Social Enterprise in South LA - A Community Conversation Thursday, November 1, 7:00 p.m. How does private and philanthropic investment in social enterprise benefit the community? Do social enterprises like the urban farm we see in SEED inspire creative place-making? We'll explore these questions with social enterprises working in and for South LA communities.

Post-show Conversation with Cast Thursday, November 8, 10:30 p.m. Join members of the cast from SEED in a post-show dialogue moderated by Raquel Gutiérrez, Cornerstone Manager of Community Partnerships.

  Healthy Expedition of South LA Friday, November 9, 6:00 p.m. - 10:00 p.m.  We take you on a tour of our favorite Inglewood eateries, including Mr.

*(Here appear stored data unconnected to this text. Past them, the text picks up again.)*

 template <int LA, int LB, class Epi, int S = StageCfg<LA, LB>::stages>
 __global__ void __launch_bounds__(NTHREADS, 2) gemm_kernel(GemmArgs g, Epi epi) {
   extern __shared__ __align__(128) double smem[];
   ThreadMap tm;
-  int tile_m = blockIdx.x, tile_n = blockIdx.y;
-  if (g.swizzle > 0) {
-    const int tiles_m = g.tiles_m, tiles_n = g.tiles_n, G = g.swizzle;
-    const int id = blockIdx.x;
-    const int sg = id / (G * tiles_m);
-    const int gw = min(G, tiles_n - sg * G);
-    const int r = id - sg * G * tiles_m;
-    const int rank = r / gw;
-    tile_n = sg * G + r % gw;
-    tile_m = (g.kmode == KR_LOWER) ? tiles_m - 1 - rank : rank;
-  }
-  const int m0 = tile_m * BM, n0 = tile_n * BN;
-  const int nblk = n0 / BM;
-  if (g.tmode == TS_NBLK_LT && !(nblk < tile_m)) return;
-  if (g.tmode == TS_NBLK_GT && !(nblk > tile_m)) return;
-  if (g.tmode == TS_NBLK_LE && !(nblk <= tile_m)) return;
-  if (g.tmode == TS_NBLK_LE1 && !(nblk <= tile_m + 1)) return;
-  int kb = 0, ke = g.K;
-  if (g.kmode == KR_LOWER) ke = min(g.K, (tile_m + 1) * BM);
-  if (g.kmode == KR_UPPER) kb = tile_m * BM;
-  if (g.kmode == KR_DIAG) {
-    kb = tile_m * BM;
-    ke = kb + BM;
-  }
-  const double* gA = (LA == A_KM) ? g.A + (int64_t)kb * g.lda + m0 : g.A + (int64_t)m0 * g.lda + kb;
-  const double* gB = (LB == B_KN) ? g.B + (int64_t)kb * g.ldb + n0 : g.B + (int64_t)n0 * g.ldb + kb;
+  GemmTile t;
+  if (!t.decode<LA, LB>(g)) return;
   Acc acc;
   acc_zero(acc);
-  const int nsteps = (ke - kb) / BK;
-  int tri = TRI_NONE, diag_step = 0;
-  if (g.kmode == KR_LOWER && ke == (tile_m + 1) * BM) {
-    tri = TRI_LOWER;
-    diag_step = nsteps - BM / BK;
-  } else if (g.kmode == KR_UPPER) {
-    tri = TRI_UPPER;
-  }
-  gemm_mainloop<LA, LB, S>(acc, smem, gA, g.lda, gB, g.ldb, nsteps, tm, tri, diag_step);
-  epi(acc, tm, m0, n0, smem);
+  gemm_mainloop<LA, LB, S>(acc, smem, g.A + t.a_off, g.lda, g.B + t.b_off, g.ldb, t.nsteps, tm, t.tri, t.diag_step);
+  epi(acc, tm, t.m0, t.n0, smem);
+}
+
+template <int LA, int LB, int S = StageCfg<LA, LB>::stages>
+constexpr int ws_smem_bytes() {
+  return S * StageCfg<LA, LB>::bytes + Ring<S>::bar_bytes;
+}
+template <int LA, int LB, int S>
+__device__ __forceinline__ void ws_produce(Ring<S>& ring, double* smem, const double* __restrict__ gA, int64_t lda,
+                                           const double* __restrict__ gB, int64_t ldb, int nsteps) {
+  using Cfg = StageCfg<LA, LB>;
+  const int p = threadIdx.x - WS_CONSUMERS;
+  ALoad<LA, WS_PRODUCERS> la;
+  BLoad<LB, WS_PRODUCERS> lb;
+  la.init(lda, p);
+  lb.init(ldb, p);
+  const int64_t a_step = (LA == A_KM) ? (int64_t)BK * lda : (int64_t)BK;
+  const int64_t b_step = (LB == B_KN) ? (int64_t)BK * ldb : (int64_t)BK;
+  for (int step = 0; step < nsteps; step++) {
+    ring.acquire();
+    double* st = smem + ring.slot * Cfg::elems;
+    la.load(st, gA);
+    lb.load(st + Cfg::a_elems, gB);
+    ring.commit();
+    gA += a_step;
+    gB += b_step;
+  }
+  asm volatile("cp.async.wait_all;\n" ::: "memory");
+}
+template <int LA, int LB, int S>
+__device__ __forceinline__ void ws_consume(AccW& acc, Ring<S>& ring, const double* smem, int nsteps, const WsMap& tm,
+                                           int tri = TRI_NONE, int diag_step = 0, bool whole_active = true) {
+  using Cfg = StageCfg<LA, LB>;
+  for (int step = 0; step < nsteps; step++) {
+    ring.wait();
+    const double* st = smem + ring.slot * Cfg::elems;
+    bool active = whole_active;
+    if (tri != TRI_NONE) {
+      const int d = step - diag_step;
+      if (d >= 0 && d < BM / BK) active = (tri == TRI_LOWER) ? tm.tri_active_lower(d * BK) : tm.tri_active_upper(d * BK);
+    }
+    if (active) mma_stage<LA, LB>(acc, st, st + Cfg::a_elems, tm);
+    ring.release();
+  }
+  consumer_sync();
+}
+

Wisdom LA Organic Health Foods & Hare Krishna Restaurant and Stuff I Eat.  This culinary adventure will serve as a launch pad for conversation about the area's historical and cultural geography. *Note: The Healthy Expedition has been postponed to a future date. Also, there is no performance of SEED on this date. Performance by Teatro Jornalero Sin Fronteras (Day Labor Theater Without Borders)

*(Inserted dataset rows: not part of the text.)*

HERE = os.path.dirname(os.path.abspath(__file__))
LIB_PATH = os.path.join(HERE, "libhaphic_b200.so")

HH_MEM_HOST, HH_MEM_DEVICE = 0, 1


class HHError(RuntimeError):
    pass


class LinksInfo(C.Structure):
    _fields_ = [("n_records", C.c_int64), ("n_used", C.c_int64), ("nnz_full", C.c_int64), ("nnz_flank", C.c_int64),
                ("table_slots", C.c_int64)]


class MclResult(C.Structure):
    _fields_ = [("rounds", C.c_int32), ("converged", C.c_int32), ("nnz", C.c_int64), ("products", C.c_int64),
                ("bytes", C.c_int64)]


class PreexpInfo(C.Structure):
    _fields_ = [("mode", C.c_int32), ("a_planes", C.c_int32), ("passes", C.c_int32), ("cta_group", C.c_int32),
                ("stages", C.c_int32), ("chunk_kb", C.c_int32), ("total_ms", C.c_float), ("densify_ms", C.c_float),
                ("gemm_ms", C.c_float), ("clip_ms", C.c_float), ("flops", C.c_double), ("products", C.c_int64),
                ("clip", C.c_float), ("b_planes", C.c_int32), ("fmt_a", C.c_int32), ("fmt_b", C.c_int32), ("k_chunks", C.c_int32)]


class MclStepInfo(C.Structure):
    _fields_ = [("it", C.c_int32), ("iter0", C.c_int32), ("iter0_w", C.c_int32), ("blk", C.c_int32), ("blk_f16", C.c_int32),
                ("blk_chunk", C.c_int32), ("blk_ldk", C.c_int64), ("n_win", C.c_int32), ("n_big", C.c_int32),
                ("wmax", C.c_int32), ("small", C.c_int32), ("small_cols", C.c_int32), ("small_overflow", C.c_int32),
                ("col", C.c_int32), ("col_cols", C.c_int32), ("col_w", C.c_int32), ("col_smem", C.c_int32),
                ("col_track", C.c_int32), ("col_flat", C.c_int32)]


class CorrectRoundInfo(C.Structure):
    _fields_ = [("n_examined", C.c_int32), ("n_broken", C.c_int32), ("n_breaks", C.c_int32), ("n_frag", C.c_int32),
                ("n_links", C.c_int64)]


HH_PREEXP_AUTO, HH_PREEXP_SPARSE, HH_PREEXP_DENSE = 0, 1, 2

_P = C.c_void_p
_SIGNATURES = {
    "hh_version": (C.c_int, []),
    "hh_last_error": (C.c_char_p, []),
    "hh_ctx_create": (C.c_int, [C.c_int, C.POINTER(_P)]),
    "hh_ctx_destroy": (C.c_int, [_P]),
    "hh_ctx_sync": (C.c_int, [_P]),
    "hh_ctx_stream": (_P, [_P]),
    "hh_ctx_device": (C.c_int, [_P]),
    "hh_ctx_sm_count": (C.c_int, [_P]),
    "hh_ctx_launches": (C.c_int64, [_P]),
    "hh_ctx_mem_available": (C.c_int, [_P, C.POINTER(C.c_size_t)]),
    "hh_links_create": (C.c_int, [_P, C.c_int32, _P, _P, _P, C.c_int64, C.c_int64, C.POINTER(_P)]),
    "hh_links_create_frags": (C.c_int, [_P, C.c_int32, _P, _P, C.c_int32, _P, _P, _P, C.c_int64, C.c_int64, C.c_int64,
                                        C.POINTER(_P)]),
    "hh_links_add": (C.c_int, [_P, _P, C.c_int64, C.c_int64, C.c_int]),
    "hh_links_add_async": (C.c_int, [_P, _P, C.c_int64, C.c_int64]),
    "hh_links_finish": (C.c_int, [_P, C.POINTER(LinksInfo)]),
    "hh_links_agg_info": (C.c_int, [_P, C.POINTER(C.c_int64), C.POINTER(C.c_int64), C.POINTER(C.c_int64)]),
    "hh_links_fetch": (C.c_int, [_P, _P, _P, _P, _P, _P, _P, _P]),
    "hh_links_fetch_phased": (C.c_int, [_P, _P, C.c_double, _P, _P, _P, _P, C.POINTER(C.c_int64)]),
    "hh_links_set_ul_pairs": (C.c_int, [_P, _P, _P, _P, C.c_int64]),
    "hh_links_fetch_ctg": (C.c_int, [_P, _P]),
    "hh_stats_create": (C.c_int, [_P, C.c_int32, _P, _P, _P, _P, C.c_int64, C.POINTER(_P)]),
    "hh_stats_rank": (C.c_int, [_P, _P, C.c_int32, C.POINTER(C.c_int64)]),
    "hh_stats_fetch_ranked": (C.c_int, [_P, _P, _P, _P, _P]),
    "hh_stats_best": (C.c_int, [_P, _P, C.c_int32, _P, C.c_int, _P, _P, _P, _P, _P, _P]),
    "hh_stats_destroy": (C.c_int, [_P]),
    "hh_links_export": (C.c_int, [_P, _P, _P]),
    "hh_links_merge": (C.c_int, [_P, _P, C.c_int64, _P, C.c_int64, C.c_int64]),
    "hh_links_route": (C.c_int, [_P, _P, C.c_int64, C.c_int64, C.c_int, _P, _P, _P]),
    "hh_links_add_routed": (C.c_int, [_P, _P, _P, C.c_int64]),
    "hh_links_finish_partition": (C.c_int, [_P, _P]),
    "hh_links_adopt": (C.c_int, [_P, _P, C.c_int64, _P, C.c_int64, C.c_int64, C.c_int64]),
    "hh_links_destroy": (C.c_int, [_P]),
    "hh_links_linked_index": (C.c_int, [_P, _P, _P, C.POINTER(C.c_int32)]),
    "hh_matrix_from_links": (C.c_int, [_P, _P, _P, C.c_int32, C.c_int, C.c_int, C.POINTER(_P)]),
    "hh_links_linked_index_phased": (C.c_int, [_P, _P, C.c_int, _P, C.c_double, _P, C.POINTER(C.c_int32)]),
    "hh_matrix_from_links_phased": (C.c_int, [_P, _P, _P, C.c_int32, C.c_int, C.c_int, _P, C.c_double, C.POINTER(_P)]),
    "hh_matrix_from_links_ex": (C.c_int, [_P, _P, _P, C.c_int32, C.c_int, C.c_int, _P, C.c_double, _P, _P, C.POINTER(_P)]),
    "hh_matrix_rank_sums": (C.c_int, [_P, C.c_int, _P]),
    "hh_matrix_from_csc": (C.c_int, [_P, C.c_int32, _P, _P, _P, C.POINTER(_P)]),
    "hh_matrix_info": (C.c_int, [_P, C.POINTER(C.c_int32), C.POINTER(C.c_int64)]),
    "hh_matrix_fetch_csc": (C.c_int, [_P, _P, _P, _P]),
    "hh_matrix_destroy": (C.c_int, [_P]),
    "hh_mcl_create": (C.c_int, [_P, C.c_int, C.c_int32, C.c_int32, C.POINTER(_P)]),
    "hh_mcl_create_ex": (C.c_int, [_P, C.c_int, C.c_int32, C.c_int32, C.c_int, C.POINTER(_P)]),
    "hh_mcl_choose_preexp": (C.c_int, [_P, C.c_int, C.c_int, C.POINTER(C.c_int)]),
    "hh_mcl_footprint": (C.c_int, [_P, C.c_int, C.c_int32, C.c_int, C.c_double, C.POINTER(C.c_size_t), C.POINTER(C.c_size_t)]),
    "hh_mcl_preexp_info": (C.c_int, [_P, C.POINTER(PreexpInfo)]),
    "hh_mcl_info": (C.c_int, [_P, C.POINTER(C.c_int32), C.POINTER(C.c_int64), C.POINTER(C.c_int64),
                              C.POINTER(C.c_float), C.POINTER(C.c_float)]),
    "hh_mcl_fetch_m0": (C.c_int, [_P, _P, _P, _P]),
    "hh_mcl_fetch_m1": (C.c_int, [_P, _P]),
    "hh_mcl_fetch_m1_cols": (C.c_int, [_P, C.c_int32, C.c_int32, _P]),
    "hh_mcl_run": (C.c_int, [_P, C.c_double, C.c_int, C.c_double, C.POINTER(MclResult), _P, _P, _P, _P]),
    "hh_mcl_fetch_result": (C.c_int, [_P, _P, _P, _P]),
    "hh_mcl_begin": (C.c_int, [_P, C.c_double, C.c_double]),
    "hh_mcl_step": (C.c_int, [_P, C.c_int, C.POINTER(C.c_int64), C.POINTER(C.c_int64), C.POINTER(C.c_float),
                              C.POINTER(C.c_float)]),
    "hh_mcl_pack": (C.c_int, [_P, _P, _P, _P]),
    "hh_mcl_unpack": (C.c_int, [_P, C.c_int32, C.c_int32, _P, _P, _P, C.c_int64]),
    "hh_mcl_commit": (C.c_int, [_P]),
    "hh_mcl_step_info": (C.c_int, [_P, C.POINTER(MclStepInfo)]),
    "hh_mcl_set_block": (C.c_int, [_P, C.c_int32, C.c_int32]),
    "hh_mcl_destroy": (C.c_int, [_P]),
    "hh_correct_create": (C.c_int, [_P, C.c_int32, _P, C.c_int64, C.POINTER(_P)]),
    "hh_correct_add": (C.c_int, [_P, _P, C.c_int64, C.c_int]),
    "hh_correct_round": (C.c_int, [_P, C.c_double, C.c_double, C.c_int64, C.c_int, C.POINTER(CorrectRoundInfo)]),
    "hh_correct_fetch_breaks": (C.c_int, [_P, _P, _P, _P]),
    "hh_correct_info": (C.c_int, [_P, C.POINTER(C.c_int32), C.POINTER(C.c_int64), C.POINTER(C.c_int64)]),
    "hh_correct_fetch_cov": (C.c_int, [_P, _P, _P, _P]),
    "hh_correct_set_layout": (C.c_int, [_P, _P, _P, _P, C.c_int32]),
    "hh_correct_remap": (C.c_int, [_P, _P, _P, C.c_int64, C.c_int]),
    "hh_correct_destroy": (C.c_int, [_P]),
    "hh_contact_create": (C.c_int, [_P, C.c_int32, _P, _P, _P, _P, _P, _P, C.c_int32, C.c_int64, C.POINTER(_P)]),
    "hh_contact_load": (C.c_int, [_P, C.c_int32, _P, C.POINTER(_P)]),
    "hh_contact_add": (C.c_int, [_P, _P, C.c_int64, C.c_int]),
    "hh_contact_add_async": (C.c_int, [_P, _P, C.c_int64]),
    "hh_contact_error": (C.c_int, [_P, C.POINTER(C.c_int64), C.POINTER(C.c_int32), C.POINTER(C.c_int32),
                                   C.POINTER(C.c_int64)]),
    "hh_contact_finish": (C.c_int, [_P]),
    "hh_contact_info": (C.c_int, [_P, C.POINTER(C.c_int32), C.POINTER(C.c_int32), C.POINTER(C.c_int64)]),
    "hh_contact_fetch": (C.c_int, [_P, _P]),
    "hh_contact_kr": (C.c_int, [_P, C.c_int32, _P, _P, C.c_double, C.c_double, C.c_double, C.c_int32, C.c_int32, _P, _P,
                                _P, _P]),
    "hh_contact_normalize": (C.c_int, [_P, C.c_int, C.c_int32, _P, _P, _P, _P, _P, C.POINTER(C.c_double),
                                       C.POINTER(C.c_double), C.POINTER(C.c_int64)]),
    "hh_contact_destroy": (C.c_int, [_P]),
    "hh_pairs_open":(C.c_int, [C.c_char_p, _P, C.c_int32, C.c_char_p, C.c_int, C.c_int, C.POINTER(_P)]),
    "hh_pairs_next": (C.c_int, [_P, _P, C.c_int64, C.POINTER(C.c_int64)]),
    "hh_pairs_close": (C.c_int, [_P]),
    "hh_pairs_write": (C.c_int, [C.c_char_p, _P, C.c_int32, _P, C.c_int64, C.c_int64, C.c_int, C.c_int]),
    "hh_bam_open": (C.c_int, [C.c_char_p, C.c_char_p, C.c_int32, C.c_int, C.c_int, C.POINTER(_P)]),
    "hh_bam_header_text": (C.c_int, [_P, C.POINTER(C.c_char_p), C.POINTER(C.c_int64)]),
    "hh_bam_next": (C.c_int, [_P, _P, C.c_int64, C.POINTER(C.c_int64)]),
    "hh_bam_close": (C.c_int, [_P]),
    "hh_ul_open": (C.c_int, [C.c_char_p, C.c_int, C.c_int32, C.c_int64, C.c_int64, C.c_double, C.c_int64, C.POINTER(_P)]),
    "hh_ul_info": (C.c_int, [_P, C.POINTER(C.c_int32), C.POINTER(C.c_int64), C.POINTER(C.c_int64), C.POINTER(C.c_int64)]),
    "hh_ul_fetch": (C.c_int, [_P, _P, _P, _P]),
    "hh_ul_close": (C.c_int, [_P]),
    "hh_pickle_links": (C.c_int, [C.c_char_p, _P, C.c_int32, _P, _P, C.c_int64, _P, _P, _P]),
    "hh_pickle_links_mixed": (C.c_int, [C.c_char_p, _P, C.c_int32, _P, _P, C.c_int64, _P, _P]),
    "hh_clm_from_records": (C.c_int, [C.c_char_p, _P, C.c_int32, _P, C.c_int64, _P, _P, C.c_int]),
}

Sunday, November 11, 1:00 p.m. Experience a performance by Teatro Jornaleros Sin Fronteras (TJFS), a Los Angeles-based ensemble theater group of day laborers, before going to see SEED: A Weird Act of Faith. *Note: This event has been cancelled.

Theater in the Streets: A Community Conversation Sunday, November 11, 1:30 p.m. Before the show, join Teatro Jornaleros Sin Fronteras (TJFS) and other community-engaged artists and activists (to be announced) as they discuss street art. *Note: This event has been cancelled.   The Garden Gateway Project: Film Screening & Panel Tuesday, November 13, 12:00-2:00 p.m. Get to know our SEED community partner, Community Services Unlimited (CSU), at this screening of the 50-minute documentary, "THE GARDEN GATEWAY PROJECT," about CSU's Mini Urban Farm and its inspirational neighbors and tillers (watch a preview). We'll follow with a panel featuring CSU members, community farmers and scholars discussing the role of community-run and community-based farm programs. *Note: This event will be held at Mercado La Paloma.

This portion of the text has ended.